Using the Consolidated Standards of Reporting Trials (CONSORT) and Standards for Reporting of Diagnostic Accuracy Studies (STARD) statements as guidelines, we designed this cohort study, called Ultraschall App Study (UPPS), to evaluate a newly developed ultrasound AR simulator mobile app on its educational and diagnostic effect on 2 cohorts of medical students. The curriculum is an annual schedule resulting in same-year students attending a summer and a winter semester.

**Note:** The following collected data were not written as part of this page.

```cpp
__device__ __forceinline__ const ConvArgs* xq_kernel_arguments() {
#if defined(__HIP_DEVICE_COMPILE__)
    return (const ConvArgs*)__builtin_amdgcn_kernarg_segment_ptr();
#else
// ... 118 lines not shown
        PatchSrc r;
        r.x = __builtin_amdgcn_make_buffer_rsrc(const_cast<float*>(xin + (int64_t)ch * 32 * st_plane), 0, range, 0x00020000);
        r.codes = r.x;
        if constexpr (UNPOOL)
            r.codes = __builtin_amdgcn_make_buffer_rsrc(const_cast<unsigned char*>(xcodes + (int64_t)ch * 32 * st_plane), 0, range >> 2, 0x00020000);
        return r;
    };
    auto load_patch_part = [&](const PatchSrc& rs, int c_lo, int c_hi) {
#ifdef XQ_NO_SPLIT
#if defined(__HIP_DEVICE_COMPILE__)
        for (int c = c_lo; c < c_hi; ++c)
            if (c < 5)
                for (int part = 0; part < 2; ++part)
                    __builtin_amdgcn_raw_ptr_buffer_load_lds(rs.x, (__attribute__((address_space(3))) void*)(Pl + ((wv * 5 + c) * 2 + part) * 992), 16,
                                                             voff[c < NI ? c : 0], part * 64, 0, 0);
#endif
        return;
#endif
        if constexpr (UNPOOL) {
            if (c_lo == 0) {
#pragma unroll
                for (int k = 0; k < NI; ++k) cd[k] = __builtin_amdgcn_raw_buffer_load_b64(rs.codes, vcode[k], 0, 0);
            }
        }
#pragma unroll
        for (int c = c_lo; c < c_hi; ++c)
#pragma unroll
            for (int k = 0; k < NI; ++k)
                rp[k][c] = __builtin_bit_cast(float, __builtin_amdgcn_raw_buffer_load_b32(rs.x, voff[k], c * st_plane * 4, 0));
    };
    auto publish_max = [&]() {
#ifdef XQ_NO_SPLIT
        if (lane == 0) Ml[wave] = 1.f;
        return;
#endif
        if constexpr (UNPOOL) {
            const unsigned m2 = code_mask * 0x00010001u;
#pragma unroll
            for (int k = 0; k < NI; ++k)
#pragma unroll
                for (int i = 0; i < 4; ++i) {
                    sel2[k][i] = __builtin_amdgcn_perm(0u, cd[k][i >> 1], (i & 1) ? 0x0c030c02u : 0x0c010c00u) & m2;
                    const unsigned s0 = sel2[k][i] & 0xffffu, s1 = sel2[k][i] >> 16;
                    rp[k][2 * i] = ((inmask[k] >> s0) & 1u) ? rp[k][2 * i] : 0.f;
                    rp[k][2 * i + 1] = ((inmask[k] >> s1) & 1u) ? rp[k][2 * i + 1] : 0.f;
                }
        }
        float m = 0.f;
#pragma unroll
        for (int k = 0; k < NI; ++k)
#pragma unroll
            for (int c = 0; c < 8; ++c) m = fmaxf(m, fabsf(rp[k][c]));
        m = wave_max_nonneg(m);
        if (lane == 0) Ml[wave] = m;
    };
    float sx = 1.f;
    auto chunk_scale = [&]() {
        const float m = fmaxf(fmaxf(fmaxf(Ml[0], Ml[1]), fmaxf(Ml[2], Ml[3])), fmaxf(fmaxf(Ml[4], Ml[5]), fmaxf(Ml[6], Ml[7])));
        int e = (int)((__builtin_bit_cast(unsigned, m) >> 23) & 0xffu) - 127;
        e = m > 0.f ? max(e, -100) : 11;
        sx = __builtin_bit_cast(float, (unsigned)(127 + 11 - e) << 23);
        return __builtin_bit_cast(float, (unsigned)(127 + e - 11) << 23);
    };
    auto split_item = [&](int k) {
#ifdef XQ_NO_SPLIT
        return;
#endif
        if (k >= NI) return;
#pragma unroll
        for (int c = 0; c < 8; ++c) asm volatile("" : "+v"(rp[k][c]));
        unsigned hu[4], lu[4];
#pragma unroll
        for (int q = 0; q < 4; ++q) {
            const float v0 = rp[k][2 * q], v1 = rp[k][2 * q + 1];
            const f16x2 h2 = {(_Float16)(v0 * sx), (_Float16)(v1 * sx)};
            const f16x2 l2 = {(_Float16)fmaf(v0, sx, -(float)h2[0]), (_Float16)fmaf(v1, sx, -(float)h2[1])};
            hu[q] = __builtin_bit_cast(unsigned, h2);
            lu[q] = __builtin_bit_cast(unsigned, l2);
        }
#pragma unroll
        for (int q = 0; q < 4; ++q) {
            rp[k][q] = __builtin_bit_cast(float, hu[q]);
            rp[k][4 + q] = __builtin_bit_cast(float, lu[q]);
        }
#pragma unroll
        for (int c = 0; c < 8; ++c) asm volatile("" : "+v"(rp[k][c]));
    };
    auto store_patch = [&]() {
#ifdef XQ_NO_SPLIT
        return;
#endif
        if constexpr (UNPOOL) {
#pragma unroll
            for (int k = 0; k < NI; ++k)
#pragma unroll
                for (int q = 0; q < 4; ++q)
                    if ((inmask[k] >> q) & 1u) {
                        const unsigned dst = lds_w[k] + (unsigned)(((q >> 1) * XQ_PC + (q & 1)) * 16);
                        u32x4 h, l;
#pragma unroll
                        for (int i = 0; i < 4; ++i) {
                            const unsigned t = sel2[k][i] ^ ((unsigned)q * 0x00010001u);
                            const unsigned keep = ((t & 0xffffu) ? 0u : 0xffffu) | ((t >> 16) ? 0u : 0xffff0000u);
                            h[i] = __builtin_bit_cast(unsigned, rp[k][i]) & keep;
                            l[i] = __builtin_bit_cast(unsigned, rp[k][4 + i]) & keep;
                        }
                        *reinterpret_cast<u32x4*>(Pl + dst) = h;
// ... 256 lines not shown
                }
            }
        }
#pragma unroll
        for (int i = 0; i < 4; ++i)
#pragma unroll
            for (int r = 0; r < 4; ++r) {
                const int co = co0 + i * 16 + 4 * oct + r;
                const float b0 = bias != nullptr ? bias[min(co, kp->Cout - 1)] : 0.f;
#pragma unroll
                for (int g = 0; g < 4; ++g) master[i][g][r] = acc[i][g][r] + b0;
            }
        final_sums = true;
    }
    if constexpr (POOL) if (final_sums) {
        const int PW = p.OW >> 1;
        const int64_t pplane = (int64_t)(p.OH >> 1) * PW;
        float* __restrict__ py = p.y + (int64_t)n * p.Cout * pplane;
        unsigned char* __restrict__ pc = p.pool_codes + (int64_t)n * p.Cout * pplane;
        const int oy = y0 + 2 * wave;
#pragma unroll
        for (int h = 0; h < 2; ++h) {
            const int oxx = x0 + 16 * h + px;
            const bool store = (lane & 1) == 0 && oy + 1 < p.OH && oxx + 1 < p.OW;
            const int64_t ppix = (int64_t)(oy >> 1) * PW + (oxx >> 1);
#pragma unroll
            for (int i = 0; i < 4; ++i) {
                const int cq = co0 + 16 * i + 4 * oct;
                unsigned pk = 0;
#pragma unroll
                for (int r = 0; r < 4; ++r) {
                    float a = master[i][h][r], c = master[i][2 + h][r];
                    a = a > 0.f ? a : 0.f;
                    c = c > 0.f ? c : 0.f;
                    const float b = __builtin_bit_cast(float, __builtin_amdgcn_update_dpp(0, __builtin_bit_cast(int, a), 0x101, 0xf, 0xf, false));
                    const float d = __builtin_bit_cast(float, __builtin_amdgcn_update_dpp(0, __builtin_bit_cast(int, c), 0x101, 0xf, 0xf, false));
                    float m = a;
                    unsigned arg = 0;
                    if (b > m) { m = b; arg = 1; }
                    if (c > m) { m = c; arg = 2; }
                    if (d > m) { m = d; arg = 3; }
                    pk |= (arg | (m > 0.f ? 0u : 4u)) << (8 * r);
                    if (store && cq < p.Cout) py[(int64_t)(cq + r) * pplane + ppix] = m;
                }
                if (store && cq < p.Cout) *reinterpret_cast<unsigned*>(pc + ((int64_t)(cq >> 3) * pplane + ppix) * 8 + (cq & 7)) = pk;
            }
        }
        XQ_EXIT_STAMP();
        return;
    }
    float* __restrict__ yout = p.y + (int64_t)n * p.Cout * out_plane;
    const float* __restrict__ om = p.omask ? p.omask + (int64_t)n * p.Cout * out_plane : nullptr;
    const bool full = co0 + XQ_COT <= p.Cout;
#pragma unroll
    for (int g = 0; g < 4; ++g) {
        const int oy = y0 + 2 * wave + (g >> 1), ox = x0 + (g & 1) * 16 + px;
        const bool pvalid = oy < p.OH && ox < p.OW;
        const int64_t opix = (int64_t)oy * p.OW + ox;
        if (!final_sums) {
            float* wsp = p.ws + (int64_t)blockIdx.z * p.Cout * out_plane;
#pragma unroll
            for (int i = 0; i < 4; ++i)
#pragma unroll
                for (int r = 0; r < 4; ++r) {
                    const int co = co0 + i * 16 + 4 * oct + r;
                    if (pvalid && co < p.Cout) wsp[(int64_t)co * out_plane + opix] = master[i][g][r];
                }
            continue;
        }
        XQ_FENCE();
        if (!pvalid) continue;
        const int cl = co0 + 4 * oct;
        int64_t lane_off = (int64_t)cl * out_plane + opix;
        if constexpr (ACC || OM) asm volatile("" : "+v"(lane_off));
        float* __restrict__ yl = yout + lane_off;
        const float* __restrict__ oml = OM ? om + lane_off : nullptr;
        constexpr int GB = ACC ? 1 : 4;
#pragma unroll
        for (int i0 = 0; i0 < 4; i0 += GB) {
            if constexpr (ACC) XQ_FENCE();
            float prev[GB * 4], msk[GB * 4];
#pragma unroll
            for (int i = i0; i < i0 + GB; ++i)
#pragma unroll
                for (int r = 0; r < 4; ++r) {
                    const int cr = i * 16 + r, e = (i - i0) * 4 + r;
                    const bool cv = full || cl + cr < p.Cout;
                    prev[e] = 0.f;
                    msk[e] = 1.f;
                    if constexpr (ACC) if (cv) prev[e] = yl[(int64_t)cr * out_plane];
                    if constexpr (OM) if (cv) msk[e] = oml[(int64_t)cr * out_plane];
                }
#pragma unroll
            for (int i = i0; i < i0 + GB; ++i)
#pragma unroll
                for (int r = 0; r < 4; ++r) {
                    const int cr = i * 16 + r, e = (i - i0) * 4 + r;
                    float v = master[i][g][r] + prev[e];
                    if (p.relu) v = v > 0.f ? v : 0.f;
                    v = msk[e] > 0.f ? v : 0.f;
                    if (full || cl + cr < p.Cout) yl[(int64_t)cr * out_plane] = v;
                }
        }
    }
    XQ_EXIT_STAMP();
}
// ... 157 lines not shown
```

maua-style_amd/csrc/fp16x3.hpp:

```cpp
#pragma once
#include "common.hpp"

namespace maua {

typedef float f32x16 __attribute__((ext_vector_type(16)));
typedef float f32x4 __attribute__((ext_vector_type(4)));
typedef float f32x2 __attribute__((ext_vector_type(2)));
typedef _Float16 f16x8 __attribute__((ext_vector_type(8)));
typedef _Float16 f16x4 __attribute__((ext_vector_type(4)));
typedef _Float16 f16x2 __attribute__((ext_vector_type(2)));
typedef __attribute__((ext_vector_type(4))) unsigned int u32x4;
typedef __attribute__((ext_vector_type(2))) unsigned int u32x2;

__device__ __forceinline__ unsigned cvt_pk_f16(float a, float b) {
    const f32x2 v = {a, b};
    return __builtin_bit_cast(unsigned, __builtin_convertvector(v, f16x2));
}
__device__ __forceinline__ float f16_lo(unsigned u) { return (float)__builtin_bit_cast(f16x2, u)[0]; }
__device__ __forceinline__ float f16_hi(unsigned u) { return (float)__builtin_bit_cast(f16x2, u)[1]; }

}
```

Before: 200.0.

We recruited 66 medical students and split them into 2 groups. We determined the starting group (the control group) by flipping a coin. We recruited the control group in the summer term between April and June 2016. We recruited the study group between August 2016 and November 2016 (no student courses are offered in June and July). Participation in the study was offered during a mandatory weekly course in obstetrics and gynecology sonography but participation was voluntary. The lecturer was the same over the recruitment period. No student declined.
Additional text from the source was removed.